▶ [Assignment]: Pull out every line from the listing that has the word "return".

▶ [Records to use]:
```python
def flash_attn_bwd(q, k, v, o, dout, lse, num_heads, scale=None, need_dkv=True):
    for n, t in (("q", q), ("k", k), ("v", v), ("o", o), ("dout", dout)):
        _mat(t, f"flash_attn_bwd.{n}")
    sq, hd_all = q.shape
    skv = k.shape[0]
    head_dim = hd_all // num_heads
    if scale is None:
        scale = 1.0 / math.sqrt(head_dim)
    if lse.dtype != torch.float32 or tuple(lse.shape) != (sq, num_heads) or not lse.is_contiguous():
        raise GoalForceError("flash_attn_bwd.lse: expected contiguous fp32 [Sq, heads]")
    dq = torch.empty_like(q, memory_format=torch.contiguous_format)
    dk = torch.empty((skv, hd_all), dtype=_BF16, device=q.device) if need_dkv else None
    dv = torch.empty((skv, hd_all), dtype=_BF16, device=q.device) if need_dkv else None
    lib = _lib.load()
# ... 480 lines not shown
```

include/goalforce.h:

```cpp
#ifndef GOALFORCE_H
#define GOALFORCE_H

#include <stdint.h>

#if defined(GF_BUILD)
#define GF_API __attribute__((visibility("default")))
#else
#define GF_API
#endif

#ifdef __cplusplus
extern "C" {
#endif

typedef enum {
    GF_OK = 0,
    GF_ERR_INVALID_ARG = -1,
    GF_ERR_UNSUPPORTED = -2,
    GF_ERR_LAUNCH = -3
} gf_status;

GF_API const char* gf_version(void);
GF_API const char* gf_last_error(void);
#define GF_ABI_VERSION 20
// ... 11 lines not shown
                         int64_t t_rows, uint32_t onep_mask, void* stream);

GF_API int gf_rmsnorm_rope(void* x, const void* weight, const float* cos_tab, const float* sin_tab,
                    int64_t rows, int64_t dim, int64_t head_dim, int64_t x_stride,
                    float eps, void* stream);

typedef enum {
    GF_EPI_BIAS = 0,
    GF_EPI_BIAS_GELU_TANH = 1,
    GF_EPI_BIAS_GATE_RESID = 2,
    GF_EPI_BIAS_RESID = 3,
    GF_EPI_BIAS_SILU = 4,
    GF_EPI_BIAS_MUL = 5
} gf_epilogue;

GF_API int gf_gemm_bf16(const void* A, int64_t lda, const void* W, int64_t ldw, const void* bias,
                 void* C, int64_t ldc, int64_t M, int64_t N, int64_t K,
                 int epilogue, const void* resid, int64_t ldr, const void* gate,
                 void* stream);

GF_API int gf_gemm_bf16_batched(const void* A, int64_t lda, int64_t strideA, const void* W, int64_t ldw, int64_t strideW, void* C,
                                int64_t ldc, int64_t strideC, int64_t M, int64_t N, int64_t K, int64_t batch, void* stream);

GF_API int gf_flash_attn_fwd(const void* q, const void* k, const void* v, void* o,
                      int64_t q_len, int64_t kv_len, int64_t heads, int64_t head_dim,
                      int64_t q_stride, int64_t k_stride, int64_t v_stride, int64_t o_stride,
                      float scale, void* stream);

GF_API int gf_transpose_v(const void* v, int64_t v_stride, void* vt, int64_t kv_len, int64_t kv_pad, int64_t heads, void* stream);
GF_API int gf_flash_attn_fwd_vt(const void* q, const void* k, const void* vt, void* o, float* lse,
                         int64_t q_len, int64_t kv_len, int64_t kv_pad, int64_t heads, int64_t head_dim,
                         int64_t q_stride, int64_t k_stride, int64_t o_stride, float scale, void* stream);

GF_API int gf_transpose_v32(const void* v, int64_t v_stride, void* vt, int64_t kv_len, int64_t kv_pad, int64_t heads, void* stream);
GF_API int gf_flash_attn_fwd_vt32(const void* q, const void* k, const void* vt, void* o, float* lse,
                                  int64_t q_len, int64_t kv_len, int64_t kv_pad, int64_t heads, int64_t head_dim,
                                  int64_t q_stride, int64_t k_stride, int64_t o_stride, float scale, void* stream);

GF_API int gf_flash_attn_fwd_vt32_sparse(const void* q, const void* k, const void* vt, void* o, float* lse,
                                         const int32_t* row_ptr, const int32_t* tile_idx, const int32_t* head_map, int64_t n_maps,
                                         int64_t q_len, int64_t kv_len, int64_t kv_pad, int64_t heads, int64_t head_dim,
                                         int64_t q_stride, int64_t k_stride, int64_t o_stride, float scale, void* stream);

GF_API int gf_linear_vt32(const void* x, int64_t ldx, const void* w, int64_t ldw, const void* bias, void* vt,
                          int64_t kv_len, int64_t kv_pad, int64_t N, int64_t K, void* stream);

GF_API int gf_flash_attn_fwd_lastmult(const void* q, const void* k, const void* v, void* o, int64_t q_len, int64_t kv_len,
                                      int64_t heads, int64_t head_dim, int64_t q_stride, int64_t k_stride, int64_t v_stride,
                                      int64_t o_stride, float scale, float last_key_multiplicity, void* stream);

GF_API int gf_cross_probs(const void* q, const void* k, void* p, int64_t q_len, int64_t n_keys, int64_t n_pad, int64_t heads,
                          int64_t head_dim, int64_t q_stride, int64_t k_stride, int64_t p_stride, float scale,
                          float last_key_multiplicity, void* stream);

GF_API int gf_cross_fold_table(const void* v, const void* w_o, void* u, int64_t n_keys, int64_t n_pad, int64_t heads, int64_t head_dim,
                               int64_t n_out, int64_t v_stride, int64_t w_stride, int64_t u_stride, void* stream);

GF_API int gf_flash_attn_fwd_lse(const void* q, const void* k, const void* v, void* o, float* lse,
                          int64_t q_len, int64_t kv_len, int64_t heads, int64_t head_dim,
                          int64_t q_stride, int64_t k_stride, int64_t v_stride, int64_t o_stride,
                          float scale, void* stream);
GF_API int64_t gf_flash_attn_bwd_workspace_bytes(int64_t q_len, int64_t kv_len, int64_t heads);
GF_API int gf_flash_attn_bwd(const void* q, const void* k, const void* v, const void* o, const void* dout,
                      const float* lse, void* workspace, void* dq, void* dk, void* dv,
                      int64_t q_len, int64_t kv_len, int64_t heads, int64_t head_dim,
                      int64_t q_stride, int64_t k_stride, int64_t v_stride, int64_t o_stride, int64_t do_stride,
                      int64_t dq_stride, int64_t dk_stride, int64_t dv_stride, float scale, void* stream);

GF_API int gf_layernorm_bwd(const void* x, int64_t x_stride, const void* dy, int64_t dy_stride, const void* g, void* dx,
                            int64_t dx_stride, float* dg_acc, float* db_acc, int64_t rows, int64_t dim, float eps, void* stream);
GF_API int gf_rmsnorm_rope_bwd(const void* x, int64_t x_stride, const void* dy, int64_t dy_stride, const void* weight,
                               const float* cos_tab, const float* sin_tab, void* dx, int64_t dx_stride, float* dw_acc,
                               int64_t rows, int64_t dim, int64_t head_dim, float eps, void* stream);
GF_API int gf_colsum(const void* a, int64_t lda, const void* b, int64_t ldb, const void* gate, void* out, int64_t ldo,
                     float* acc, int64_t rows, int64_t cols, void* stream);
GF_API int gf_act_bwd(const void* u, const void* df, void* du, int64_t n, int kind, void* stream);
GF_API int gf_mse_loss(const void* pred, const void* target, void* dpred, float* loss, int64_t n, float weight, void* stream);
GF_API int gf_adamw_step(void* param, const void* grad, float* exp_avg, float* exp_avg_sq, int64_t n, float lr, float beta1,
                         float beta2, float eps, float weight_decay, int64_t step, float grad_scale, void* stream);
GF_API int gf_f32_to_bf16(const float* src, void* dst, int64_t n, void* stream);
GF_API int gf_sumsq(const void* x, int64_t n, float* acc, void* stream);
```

--

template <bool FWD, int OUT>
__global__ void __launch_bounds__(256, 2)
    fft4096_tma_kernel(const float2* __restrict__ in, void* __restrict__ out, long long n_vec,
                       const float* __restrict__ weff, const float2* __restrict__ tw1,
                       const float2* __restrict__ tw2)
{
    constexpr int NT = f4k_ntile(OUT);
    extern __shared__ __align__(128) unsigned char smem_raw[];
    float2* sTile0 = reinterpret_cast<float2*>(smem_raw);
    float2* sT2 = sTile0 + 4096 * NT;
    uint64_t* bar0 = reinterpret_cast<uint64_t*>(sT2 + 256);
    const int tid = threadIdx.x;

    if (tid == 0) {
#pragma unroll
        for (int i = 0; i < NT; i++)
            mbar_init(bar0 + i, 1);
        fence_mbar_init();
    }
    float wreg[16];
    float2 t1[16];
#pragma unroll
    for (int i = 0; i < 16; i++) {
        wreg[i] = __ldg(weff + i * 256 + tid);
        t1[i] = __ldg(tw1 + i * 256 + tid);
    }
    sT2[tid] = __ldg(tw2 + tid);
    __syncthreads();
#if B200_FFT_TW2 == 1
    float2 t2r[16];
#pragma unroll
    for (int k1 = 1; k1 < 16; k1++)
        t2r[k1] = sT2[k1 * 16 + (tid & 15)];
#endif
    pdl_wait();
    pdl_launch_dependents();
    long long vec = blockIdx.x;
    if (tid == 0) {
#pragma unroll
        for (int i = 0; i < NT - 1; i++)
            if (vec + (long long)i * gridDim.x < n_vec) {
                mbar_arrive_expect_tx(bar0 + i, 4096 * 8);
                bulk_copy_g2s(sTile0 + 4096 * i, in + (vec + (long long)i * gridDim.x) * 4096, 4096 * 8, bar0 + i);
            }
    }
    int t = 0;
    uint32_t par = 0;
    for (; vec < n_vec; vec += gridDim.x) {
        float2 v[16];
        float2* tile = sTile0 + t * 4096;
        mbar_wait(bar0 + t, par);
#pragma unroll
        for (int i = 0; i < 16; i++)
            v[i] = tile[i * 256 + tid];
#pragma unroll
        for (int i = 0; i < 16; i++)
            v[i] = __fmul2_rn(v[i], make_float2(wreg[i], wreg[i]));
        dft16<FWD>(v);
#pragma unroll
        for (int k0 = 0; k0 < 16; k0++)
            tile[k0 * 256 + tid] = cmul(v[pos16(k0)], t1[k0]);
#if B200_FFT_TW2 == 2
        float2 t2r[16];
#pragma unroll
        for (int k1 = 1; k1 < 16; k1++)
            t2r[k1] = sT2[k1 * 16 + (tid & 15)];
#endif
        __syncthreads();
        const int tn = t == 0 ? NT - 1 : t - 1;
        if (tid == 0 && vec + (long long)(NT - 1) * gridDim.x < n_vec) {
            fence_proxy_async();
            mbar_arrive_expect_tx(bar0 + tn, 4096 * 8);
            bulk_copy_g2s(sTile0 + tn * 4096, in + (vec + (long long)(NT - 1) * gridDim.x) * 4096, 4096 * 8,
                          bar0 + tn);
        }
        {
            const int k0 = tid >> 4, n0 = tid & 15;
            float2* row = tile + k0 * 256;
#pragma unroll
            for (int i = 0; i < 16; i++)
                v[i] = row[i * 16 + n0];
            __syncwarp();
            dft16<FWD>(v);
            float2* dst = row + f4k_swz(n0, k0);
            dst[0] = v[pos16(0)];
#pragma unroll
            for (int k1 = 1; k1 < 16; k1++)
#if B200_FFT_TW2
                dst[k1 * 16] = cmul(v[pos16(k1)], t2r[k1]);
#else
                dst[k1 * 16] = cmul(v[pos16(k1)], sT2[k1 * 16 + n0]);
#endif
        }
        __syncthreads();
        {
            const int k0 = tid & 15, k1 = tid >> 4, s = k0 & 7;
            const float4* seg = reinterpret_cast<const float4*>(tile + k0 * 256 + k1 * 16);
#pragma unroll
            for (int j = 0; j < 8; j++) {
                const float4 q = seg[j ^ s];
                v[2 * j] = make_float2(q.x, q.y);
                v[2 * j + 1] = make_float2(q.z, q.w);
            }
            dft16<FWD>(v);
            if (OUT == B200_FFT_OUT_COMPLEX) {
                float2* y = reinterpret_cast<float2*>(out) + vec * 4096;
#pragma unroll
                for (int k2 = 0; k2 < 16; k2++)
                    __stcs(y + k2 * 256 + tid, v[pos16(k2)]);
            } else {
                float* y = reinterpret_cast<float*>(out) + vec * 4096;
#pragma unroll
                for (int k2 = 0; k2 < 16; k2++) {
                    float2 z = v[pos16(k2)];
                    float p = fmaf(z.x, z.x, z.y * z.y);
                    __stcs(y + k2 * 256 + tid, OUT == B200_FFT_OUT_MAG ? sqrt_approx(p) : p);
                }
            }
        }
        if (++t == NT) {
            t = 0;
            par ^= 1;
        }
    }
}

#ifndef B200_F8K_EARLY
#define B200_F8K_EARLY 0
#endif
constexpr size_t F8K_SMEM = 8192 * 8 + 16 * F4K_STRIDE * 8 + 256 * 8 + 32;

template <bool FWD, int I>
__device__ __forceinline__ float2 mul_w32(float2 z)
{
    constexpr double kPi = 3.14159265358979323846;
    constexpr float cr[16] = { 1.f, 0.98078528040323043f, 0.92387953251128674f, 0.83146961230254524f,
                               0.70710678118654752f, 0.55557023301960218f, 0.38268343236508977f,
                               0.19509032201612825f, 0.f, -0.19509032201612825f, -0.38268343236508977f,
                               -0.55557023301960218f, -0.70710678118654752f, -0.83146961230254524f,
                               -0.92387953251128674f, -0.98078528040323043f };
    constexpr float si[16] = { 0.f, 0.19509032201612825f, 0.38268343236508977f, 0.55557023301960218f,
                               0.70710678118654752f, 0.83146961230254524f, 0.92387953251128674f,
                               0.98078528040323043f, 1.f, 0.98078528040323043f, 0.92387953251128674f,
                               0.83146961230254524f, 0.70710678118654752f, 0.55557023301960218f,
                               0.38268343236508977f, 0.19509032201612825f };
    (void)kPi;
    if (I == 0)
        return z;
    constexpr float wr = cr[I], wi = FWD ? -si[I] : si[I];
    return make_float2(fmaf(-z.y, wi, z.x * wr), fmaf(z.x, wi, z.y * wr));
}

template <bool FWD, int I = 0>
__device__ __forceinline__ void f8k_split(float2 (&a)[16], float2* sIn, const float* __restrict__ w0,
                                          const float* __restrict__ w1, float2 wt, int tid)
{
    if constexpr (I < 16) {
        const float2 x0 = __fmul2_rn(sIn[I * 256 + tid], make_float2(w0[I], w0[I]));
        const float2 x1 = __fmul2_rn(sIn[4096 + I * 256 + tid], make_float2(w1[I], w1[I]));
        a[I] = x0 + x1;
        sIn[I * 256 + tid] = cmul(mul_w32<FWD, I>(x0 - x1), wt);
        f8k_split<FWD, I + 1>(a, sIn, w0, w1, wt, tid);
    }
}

▶ [Answer to the exercise]:
        return z;
    return make_float2(fmaf(-z.y, wi, z.x * wr), fmaf(z.x, wi, z.y * wr));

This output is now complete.